In the previous blog, I talked about what may be creating blockages for us in regards to connecting to the spirit world.

Specifically, I used the term “the Other”, which takes the focus away from the term “spirits”. When people commonly talk about the spirit world, what they are talking about is an idea of former humans (humans who have passed away) inhabiting a type of astral space. If trained or versed in “shamanic” thought, the typical thought would be a world, either “upper” or “lower” where one can venture to find answers to questions (divination), heal on a spiritual level, or interact with a variety of beings.

In many forms of occult/magical/folk magic practice, such as “traditional” witchcraft (for whatever that term is still worth these days) as well as animist-thought, there is an understanding that the Other is our nightside, associated with the moon, with magic or spiritual work, as well as the darker, primal aspects of our own nature. That it is right next to us, within us, a part of our daily lives.

The term “Other” in its usage then not only implies the huge link between ourselves and what we can access spiritually, the power of the “Other” or Outlier– the idea that the aspects of ourselves that think and are different from what is culturally construed as “normal” are a source of power, insight, and in fact, magic… rather than something to be locked or hidden away– and more generally, the idea that there is little divide between our daily, human selves and the Other.

It is a huge difficulty that the commoditization of spirituality and animist-type paths has led people to believe that the Other is truly separate from them. It is somewhere else– it is in Peru, or at a weekend workshop. I do not wish to disregard the power of some of those experiences, they certainly can be life changing; but they also offer the capacity for people to push the Other away from them, to go somewhere else other than their bodies and their lives to contact it.

Arguably, some people are simply at that point in their lives. What they are ready for is a spiritual vacation that in some ways is life-changing and consciousness expanding, but not too far, and still with the understanding that daily life can be gone back to without much having changed.

The first step for developing positive relationships with the spirit world is to realize that you are already in spiritual relationship(s).

You just may not be aware of them yet. Picture this– you have been living in the same house or apartment for five years. In your front yard is a tree. You pass by it every day on the way to and from work.

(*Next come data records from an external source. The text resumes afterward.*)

__device__ __forceinline__ uint32_t smem_u32(const void* p) { return (uint32_t)__cvta_generic_to_shared(p); }
__device__ __forceinline__ void mbar_init(uint32_t bar, uint32_t count) {
  asm volatile("mbarrier.init.shared::cta.b64 [%0], %1;" ::"r"(bar), "r"(count) : "memory");
}
__device__ __forceinline__ void mbar_expect_tx(uint32_t bar, uint32_t bytes) {
  asm volatile("mbarrier.arrive.expect_tx.shared::cta.b64 _, [%0], %1;" ::"r"(bar), "r"(bytes) : "memory");
}
__device__ __forceinline__ void mbar_arrive(uint32_t bar) {
  asm volatile("mbarrier.arrive.shared::cta.b64 _, [%0];" ::"r"(bar) : "memory");
}
__device__ __forceinline__ void mbar_wait(uint32_t bar, uint32_t parity) {
  uint32_t done = 0;
  for (unsigned spin = 0; !done; ++spin) {
    asm volatile(
        "{\n\t.reg .pred p;\n\t"
        "mbarrier.try_wait.parity.shared::cta.b64 p, [%1], %2;\n\t"
        "selp.u32 %0, 1, 0, p;\n\t}"
        : "=r"(done) : "r"(bar), "r"(parity) : "memory");
    if (spin > kSpin) __trap();
  }
}
__device__ __forceinline__ void tma_load_3d(uint32_t dst, const CUtensorMap* map, uint32_t bar, int c0, int c1, int c2) {
  asm volatile(
      "cp.async.bulk.tensor.3d.shared::cta.global.mbarrier::complete_tx::bytes [%0], [%1, {%3, %4, %5}], [%2];"
      ::"r"(dst), "l"(map), "r"(bar), "r"(c0), "r"(c1), "r"(c2) : "memory");
}
__device__ __forceinline__ void tma_store_3d(const CUtensorMap* map, uint32_t src, int c0, int c1, int c2) {
  asm volatile(
      "cp.async.bulk.tensor.3d.global.shared::cta.bulk_group [%0, {%2, %3, %4}], [%1];"
      ::"l"(map), "r"(src), "r"(c0), "r"(c1), "r"(c2) : "memory");
}
__device__ __forceinline__ void tma_commit() { asm volatile("cp.async.bulk.commit_group;" ::: "memory"); }
__device__ __forceinline__ void tma_wait_read_all() { asm volatile("cp.async.bulk.wait_group.read 0;" ::: "memory"); }
__device__ __forceinline__ void tma_wait_all() { asm volatile("cp.async.bulk.wait_group 0;" ::: "memory"); }
__device__ __forceinline__ void tma_wait_all_but_last() { asm volatile("cp.async.bulk.wait_group 1;" ::: "memory"); }
__device__ __forceinline__ void tma_prefetch_desc(const CUtensorMap* map) {
  asm volatile("prefetch.tensormap [%0];" ::"l"(map) : "memory");
}
__device__ __forceinline__ void tc_fence_before() { asm volatile("tcgen05.fence::before_thread_sync;" ::: "memory"); }
__device__ __forceinline__ void tc_fence_after() { asm volatile("tcgen05.fence::after_thread_sync;" ::: "memory"); }
__device__ __forceinline__ void tc_commit(uint32_t bar) {
  asm volatile("tcgen05.commit.cta_group::1.mbarrier::arrive::one.shared::cluster.b64 [%0];" ::"r"(bar) : "memory");
}
__device__ __forceinline__ void tc_mma_f16(uint32_t tmem_d, uint64_t desc_a, uint64_t desc_b, uint32_t idesc,
                                           uint32_t accumulate) {
  asm volatile(
      "{\n\t.reg .pred p;\n\t"
      "setp.ne.b32 p, %4, 0;\n\t"
      "tcgen05.mma.cta_group::1.kind::f16 [%0], %1, %2, %3, p;\n\t}"
      ::"r"(tmem_d), "l"(desc_a), "l"(desc_b), "r"(idesc), "r"(accumulate) : "memory");
}
__device__ __forceinline__ void tc_ld16(uint32_t taddr, uint32_t* r) {
  asm volatile(
      "tcgen05.ld.sync.aligned.32x32b.x16.b32 "
      "{%0, %1, %2, %3, %4, %5, %6, %7, %8, %9, %10, %11, %12, %13, %14, %15}, [%16];"
      : "=r"(r[0]), "=r"(r[1]), "=r"(r[2]), "=r"(r[3]), "=r"(r[4]), "=r"(r[5]), "=r"(r[6]), "=r"(r[7]),
        "=r"(r[8]), "=r"(r[9]), "=r"(r[10]), "=r"(r[11]), "=r"(r[12]), "=r"(r[13]), "=r"(r[14]), "=r"(r[15])
      : "r"(taddr) : "memory");
}
__device__ __forceinline__ void tc_wait_ld() { asm volatile("tcgen05.wait::ld.sync.aligned;" ::: "memory"); }

__device__ __forceinline__ uint64_t umma_desc_k128(uint32_t saddr) {
  uint64_t d = 0;
  d |= (uint64_t)((saddr & 0x3ffffu) >> 4);
  d |= (uint64_t)1 << 16;
  d |= (uint64_t)(1024 >> 4) << 32;
  d |= (uint64_t)1 << 46;
  d |= (uint64_t)2 << 61;
  return d;
}
__device__ __forceinline__ bool elect_one() {
  uint32_t pred;
  asm volatile(
      "{\n\t.reg .pred p;\n\t"
      "elect.sync _|p, 0xffffffff;\n\t"
      "selp.u32 %0, 1, 0, p;\n\t}"
      : "=r"(pred));
  return pred != 0;
}
__device__ __forceinline__ void st_shared_v4(uint32_t addr, uint4 v) {
  asm volatile("st.shared.v4.u32 [%0], {%1, %2, %3, %4};" ::"r"(addr), "r"(v.x), "r"(v.y), "r"(v.z), "r"(v.w) : "memory");
}
__device__ __forceinline__ uint4 ld_shared_v4(uint32_t addr) {
  uint4 v;
  asm volatile("ld.shared.v4.u32 {%0, %1, %2, %3}, [%4];" : "=r"(v.x), "=r"(v.y), "=r"(v.z), "=r"(v.w) : "r"(addr) : "memory");
  return v;
}
__device__ __forceinline__ uint32_t act_off(int r, int ch) {
  return (uint32_t)((ch >> 3) * kKB + (r >> 3) * 1024 + (r & 7) * 128 + ((((ch & 7) ^ (r & 7))) << 4));
}
__device__ __forceinline__ void stamp(const RowParams& P, int phase, int slot) {
  if (P.trace) {
    unsigned long long t;
    asm volatile("mov.u64 %0, %%globaltimer;" : "=l"(t));
    P.trace[((size_t)blockIdx.x * kMaxPhases + phase) * 4 + slot] = t;
  }
}

}

using namespace rc;

__global__ void __launch_bounds__(kRowThreads, 1) k_row_chain(const __grid_constant__ RowParams P) {
  extern __shared__ uint8_t smem_raw[];
  const uint32_t base = (smem_u32(smem_raw) + 1023u) & ~1023u;
  const uint32_t act = base, wbase = base + kOffW, aux = base + kOffAux;
  auto w_full = [&](int s) { return aux + 8u * s; };
  auto w_empty = [&](int s) { return aux + 8u * (kWSlots + s); };
  auto acc_full = [&](int h) { return aux + 8u * (2 * kWSlots + h); };
  const uint32_t ready0 = aux + 8u * (2 * kWSlots + 2), ready1 = ready0 + 8u;
  const uint32_t a_full = ready1 + 8u;
  const uint32_t res_full = a_full + 8u;
  const uint32_t tmem_slot = res_full + 8u;
  const uint32_t sbias = aux + 128u;
  const int warp = __shfl_sync(0xffffffffu, (int)(threadIdx.x >> 5), 0), lane = threadIdx.x & 31;

  if (warp == 0 && lane == 0) {
    for (int s = 0; s < kWSlots; ++s) { mbar_init(w_full(s), 1); mbar_init(w_empty(s), 1); }
    mbar_init(acc_full(0), 1);
    mbar_init(acc_full(1), 1);
    mbar_init(ready0, kEpiWarps);
    mbar_init(ready1, kEpiWarps);
    mbar_init(a_full, 1);
    mbar_init(res_full, 1);
    asm volatile("fence.mbarrier_init.release.cluster;" ::: "memory");
    for (int m = 0; m < kMaps; ++m) tma_prefetch_desc(&P.maps[m]);
  }
  if (warp == 1) {
    asm volatile("tcgen05.alloc.cta_group::1.sync.aligned.shared::cta.b32 [%0], %1;" ::"r"(tmem_slot), "n"(512) : "memory");
    asm volatile("tcgen05.relinquish_alloc_permit.cta_group::1.sync.aligned;" ::: "memory");
  }
  tc_fence_before();
  __syncthreads();
  tc_fence_after();
  uint32_t tmem_base;
  asm volatile("ld.shared.u32 %0, [%1];" : "=r"(tmem_base) : "r"(tmem_slot) : "memory");

  if (warp == 0) {
    const bool leader = elect_one();
    uint32_t slot = 0, e_par = 0xffffffffu;
    for (int rb = blockIdx.x; rb < P.row_blocks; rb += gridDim.x) {
      for (int ph = 0; ph < P.n_phases; ++ph) {
        const RowPhase& F = P.phase[ph];
        for (int j = 0; j < F.njobs; ++j) {
          const RowJob& J = F.job[j];
          const uint32_t bytes = (uint32_t)J.n * (kBK * 2);
          for (int kb = 0; kb < J.num_k; ++kb) {
            mbar_wait(w_empty(slot), (e_par >> slot) & 1u);
            e_par ^= 1u << slot;
            if (leader) {
              mbar_expect_tx(w_full(slot), bytes);
              tma_load_3d(wbase + slot * kWSlot, &P.maps[J.map], w_full(slot), kb * kBK, J.n0, J.batch);
            }
            __syncwarp();
            if (++slot == kWSlots) slot = 0;
          }
        }
      }
    }
  } else if (warp == 1) {
    const bool leader = elect_one();
    uint32_t slot = 0, f_par = 0, r0_par = 0, r1_par = 0, af_par = 0;
    bool first_rb = true;
    for (int rb = blockIdx.x; rb < P.row_blocks; rb += gridDim.x) {
      for (int ph = 0; ph < P.n_phases; ++ph) {
        const RowPhase& F = P.phase[ph];
        mbar_wait(ready0, r0_par);
        r0_par ^= 1u;
        tc_fence_after();
        bool got1 = false;
        auto need_all = [&]() {
          mbar_wait(ready1, r1_par);
          r1_par ^= 1u;
          if (F.a_wait) {
            mbar_wait(a_full, af_par);
            af_par ^= 1u;
          }
          tc_fence_after();
          got1 = true;
        };
        if (leader && first_rb) stamp(P, ph, 0);
        for (int j = 0; j < F.njobs; ++j) {
          const RowJob& J = F.job[j];
          const uint32_t d_tmem = tmem_base + (uint32_t)J.half * 256u;
          const uint32_t idesc = (1u << 4) | ((uint32_t)(J.n >> 3) << 17) | ((uint32_t)(kBM >> 4) << 24);
          uint64_t da = umma_desc_k128(act + (uint32_t)J.a_kb * kKB);
          for (int kb = 0; kb < J.num_k; ++kb) {
            if (!got1 && (j > 0 || kb >= J.kb1)) need_all();
            mbar_wait(w_full(slot), (f_par >> slot) & 1u);
            f_par ^= 1u << slot;
            tc_fence_after();
            if (leader) {
              const uint64_t dw = umma_desc_k128(wbase + slot * kWSlot);
#pragma unroll
              for (int k16 = 0; k16 < kBK / 16; ++k16) {
                tc_mma_f16(d_tmem, da + (uint64_t)(2 * k16), dw + (uint64_t)(2 * k16), idesc, (kb | k16) != 0);
              }
              tc_commit(w_empty(slot));
            }
            __syncwarp();
            da += (uint64_t)(kKB >> 4);
            if (++slot == kWSlots) slot = 0;
          }
          if (leader) tc_commit(acc_full(J.half));
          __syncwarp();
        }
        if (!got1) need_all();
        if (leader && first_rb) stamp(P, ph, 1);
      }
      first_rb = false;
    }
  } else {
    const int q = warp & 3, part = (warp - 2) >> 2, et = threadIdx.x - 64;
    const int rloc = q * 32 + lane;
    uint32_t a_par = 0;
    bool first_rb = true;
    auto load_tile = [&](int map, int rb_, uint32_t bar) {
      mbar_expect_tx(bar, kActBytes);
#pragma unroll
      for (int kb = 0; kb < kF / kBK; ++kb) tma_load_3d(act + kb * kKB, &P.maps[map], bar, kb * kBK, rb_ * kBM, 0);
    };
    uint32_t rf_par = 0;
    if (et == 0) load_tile(kMapX0, blockIdx.x, a_full);
    __syncwarp();
    if (lane == 0) { mbar_arrive(ready0); mbar_arrive(ready1); }
    for (int rb = blockIdx.x; rb < P.row_blocks; rb += gridDim.x) {
      const int row = rb * kBM + rloc;
      const bool live = row < P.rows;
      for (int ph = 0; ph < P.n_phases; ++ph) {
        const RowPhase& F = P.phase[ph];
        if (et == 0) tma_wait_read_all();
        asm volatile("bar.sync 1, %0;" ::"n"(kEpiThreads) : "memory");
        {
          const int j = et >> 8, col = et & 255;
          if (j < F.njobs && col < F.job[j].n) {
            const unsigned short bv = __half_as_ushort(F.job[j].bias[col]);
            asm volatile("st.shared.u16 [%0], %1;" ::"r"(sbias + 2u * et), "h"(bv) : "memory");
          }
        }
        const __half* crow[2] = {nullptr, nullptr};
        uint4 ef0 = make_uint4(0, 0, 0, 0), ef1 = ef0;
#pragma unroll
        for (int j = 0; j < 2; ++j) {
          if (j >= F.njobs) continue;
          const RowJob& J = F.job[j];
          if (J.res == 1 && live) {
            const uint4* oh = reinterpret_cast<const uint4*>(P.x0 + (size_t)row * P.ld_x0 + kF);
            int a = -1;
#pragma unroll
            for (int v = 0; v < 4; ++v) {
              const uint4 w = oh[v];
              const uint32_t u[4] = {w.x, w.y, w.z, w.w};
#pragma unroll
              for (int t = 0; t < 4; ++t) {
                if ((u[t] & 0xffffu) == 0x3c00u) a = v * 8 + t * 2;
                if ((u[t] >> 16) == 0x3c00u) a = v * 8 + t * 2 + 1;
              }
            }
            if (a >= 0) crow[j] = P.w1a_t + (size_t)a * kF + J.res_off;
          } else if (J.res == 2 && live) {
            crow[j] = P.x0 + (size_t)row * P.ld_x0 + J.res_off;
          }
          if (j == 0 && crow[0]) {
            const int c0 = ((part * (J.n >> 4)) >> 2) * 16;
            ef0 = __ldg(reinterpret_cast<const uint4*>(crow[0] + c0));
            ef1 = __ldg(reinterpret_cast<const uint4*>(crow[0] + c0 + 8));
          }
        }
        asm volatile("bar.sync 1, %0;" ::"n"(kEpiThreads) : "memory");
        for (int j = 0; j < F.njobs; ++j) {
          const int h = F.job[j].half;
          mbar_wait(acc_full(h), (a_par >> h) & 1u);
          a_par ^= 1u << h;
        }
        tc_fence_after();
        if (et == 0 && first_rb) stamp(P, ph, 2);
        if (F.res_load) {
          if (et == 0) load_tile(kMapX0, rb, res_full);
          mbar_wait(res_full, rf_par);
          rf_par ^= 1u;
        }
        bool any_store = false;
#pragma unroll
        for (int j = 0; j < 2; ++j) {
          if (j >= F.njobs) continue;
          const RowJob& J = F.job[j];
          const int n16 = J.n >> 4;
          const int c_begin = ((part * n16) >> 2) * 16, c_end = (((part + 1) * n16) >> 2) * 16;
          const uint32_t t_addr = tmem_base + (uint32_t)J.half * 256u + ((uint32_t)(q * 32) << 16);
          const uint32_t sb = sbias + (uint32_t)j * 512u;
          const __half* cr = crow[j];
          const int res = J.res, relu = J.relu, dst_kb = J.dst_kb, res_off = J.res_off;
          any_store |= J.gout != 0;
          auto fetch_res = [&](int c, uint4& e0, uint4& e1) {
            if (res == 3) {
              const int ch = res_off * 8 + (c >> 3);
              e0 = ld_shared_v4(act + act_off(rloc, ch));
              e1 = ld_shared_v4(act + act_off(rloc, ch + 1));
            } else if (cr) {
              e0 = __ldg(reinterpret_cast<const uint4*>(cr + c));
              e1 = __ldg(reinterpret_cast<const uint4*>(cr + c + 8));
            }
          };
          auto emit = [&](const uint32_t (&r)[16], const uint4& e0, const uint4& e1, int c) {
            const uint4 b0 = ld_shared_v4(sb + 2u * (uint32_t)c), b1 = ld_shared_v4(sb + 2u * (uint32_t)c + 16u);
            float v[16];
            const __half2* h0 = reinterpret_cast<const __half2*>(&b0);
            const __half2* h1 = reinterpret_cast<const __half2*>(&b1);
#pragma unroll
            for (int t = 0; t < 4; ++t) {
              const float2 f0 = __half22float2(h0[t]), f1 = __half22float2(h1[t]);
              v[2 * t] = __uint_as_float(r[2 * t]) + f0.x;
              v[2 * t + 1] = __uint_as_float(r[2 * t + 1]) + f0.y;
              v[8 + 2 * t] = __uint_as_float(r[8 + 2 * t]) + f1.x;
              v[8 + 2 * t + 1] = __uint_as_float(r[8 + 2 * t + 1]) + f1.y;
            }
            if (res != 0) {
              const __half2* g0 = reinterpret_cast<const __half2*>(&e0);
              const __half2* g1 = reinterpret_cast<const __half2*>(&e1);
#pragma unroll
              for (int t = 0; t < 4; ++t) {
                const float2 x0 = __half22float2(g0[t]), x1 = __half22float2(g1[t]);
                v[2 * t] += x0.x; v[2 * t + 1] += x0.y; v[8 + 2 * t] += x1.x; v[8 + 2 * t + 1] += x1.y;
              }
            }
            uint4 o0, o1;
            __half2* p0 = reinterpret_cast<__half2*>(&o0);
            __half2* p1 = reinterpret_cast<__half2*>(&o1);
#pragma unroll
            for (int t = 0; t < 4; ++t) {
              p0[t] = __floats2half2_rn(v[2 * t], v[2 * t + 1]);
              p1[t] = __floats2half2_rn(v[8 + 2 * t], v[8 + 2 * t + 1]);
            }
            if (relu) {
              const __half2 z = __float2half2_rn(0.0f);
#pragma unroll
              for (int t = 0; t < 4; ++t) { p0[t] = __hmax2(p0[t], z); p1[t] = __hmax2(p1[t], z); }
            }
            if (dst_kb >= 0) {
              const int ch = dst_kb * 8 + (c >> 3);
              st_shared_v4(act + act_off(rloc, ch), o0);
              st_shared_v4(act + act_off(rloc, ch + 1), o1);
            }
          };
          uint32_t ra[16], rb2[16];
          uint4 ea0 = ef0, ea1 = ef1, eb0 = make_uint4(0, 0, 0, 0), eb1 = eb0;
          if (j == 1 || res == 3) {
            ea0 = ea1 = make_uint4(0, 0, 0, 0);
            fetch_res(c_begin, ea0, ea1);
          }
          tc_ld16(t_addr + (uint32_t)c_begin, ra);
          for (int c = c_begin; c < c_end; c += 32) {
            tc_wait_ld();
            const bool more1 = c + 16 < c_end;
            if (more1) {
              tc_ld16(t_addr + (uint32_t)(c + 16), rb2);
              if (res != 0) fetch_res(c + 16, eb0, eb1);
            }
            emit(ra, ea0, ea1, c);
            if (more1) {
              tc_wait_ld();
              if (c + 32 < c_end) {
                tc_ld16(t_addr + (uint32_t)(c + 32), ra);
                if (res != 0) fetch_res(c + 32, ea0, ea1);
              }
              emit(rb2, eb0, eb1, c + 16);
            }
          }
          if (j == 0) {
            asm volatile("fence.proxy.async.shared::cta;" ::: "memory");
            tc_fence_before();
            __syncwarp();
            if (lane == 0) mbar_arrive(ready0);
          }
        }
        if (any_store || F.after != 0) {
          asm volatile("fence.proxy.async.shared::cta;" ::: "memory");
          asm volatile("bar.sync 1, %0;" ::"n"(kEpiThreads) : "memory");
          if (et == 0) {
            for (int j = 0; j < F.njobs; ++j) {
              const RowJob& J = F.job[j];
              if (J.gout == 1 && j == 0) {
                for (int kb = 0; kb < kF / kBK; ++kb) tma_store_3d(&P.maps[kMapState], act + kb * kKB, kb * kBK, rb * kBM, 0);
              } else if (J.gout == 2) {
                for (int i = 0; i * kBK < P.p3; ++i)
                  tma_store_3d(&P.maps[kMapOut], act + (J.dst_kb + i) * kKB, i * kBK, rb * kBM, J.gb);
              }
            }
            if (any_store) tma_commit();
            if (F.after == 1) {
              tma_wait_all_but_last();
              tma_wait_read_all();
              asm volatile("fence.proxy.async;" ::: "memory");
              load_tile(kMapState, rb, a_full);
            } else if (F.after == 2 && rb + (int)gridDim.x < P.row_blocks) {
              tma_wait_read_all();
              load_tile(kMapX0, rb + gridDim.x, a_full);
            }
          }
        }
        if (et == 0 && first_rb) stamp(P, ph, 3);
        asm volatile("fence.proxy.async.shared::cta;" ::: "memory");
        tc_fence_before();
        __syncwarp();
        if (lane == 0) mbar_arrive(ready1);
      }
      first_rb = false;
    }
  }

  if (threadIdx.x == 64) tma_wait_all();
  tc_fence_before();
  __syncthreads();
  if (warp == 1) {
    asm volatile("tcgen05.dealloc.cta_group::1.sync.aligned.b32 %0, %1;" ::"r"(tmem_base), "n"(512) : "memory");
  }
}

It has seen you get in arguments with your partner, shaded you when you decided to have lunch outside, and has felt your back against its trunk.

Saying “hello” to that tree to and from work, thanking it, bringing it offerings (gratitude if not something tasty to drink– ideally you would ask first), and journeying or doing simple grounding exercises with that tree can bring you not only a vital connection (in a world starved for and separated from connection) but bring you a solid spiritual education, strength, depth, and understanding that what is right out your window, what you run across in your daily lives, is spiritual and can be connected to.

While you can go to Peru and connect with an “apu” there and I am sure it will be a magical, life-changing event… you can begin to talk with the trees, greet the birds, plant your feet firmly in the dirt and state that you are here, and that you are willing to notice. Willing to realize that spirit surrounds you.

Then, examine your personal psychology and needs for the spirit world.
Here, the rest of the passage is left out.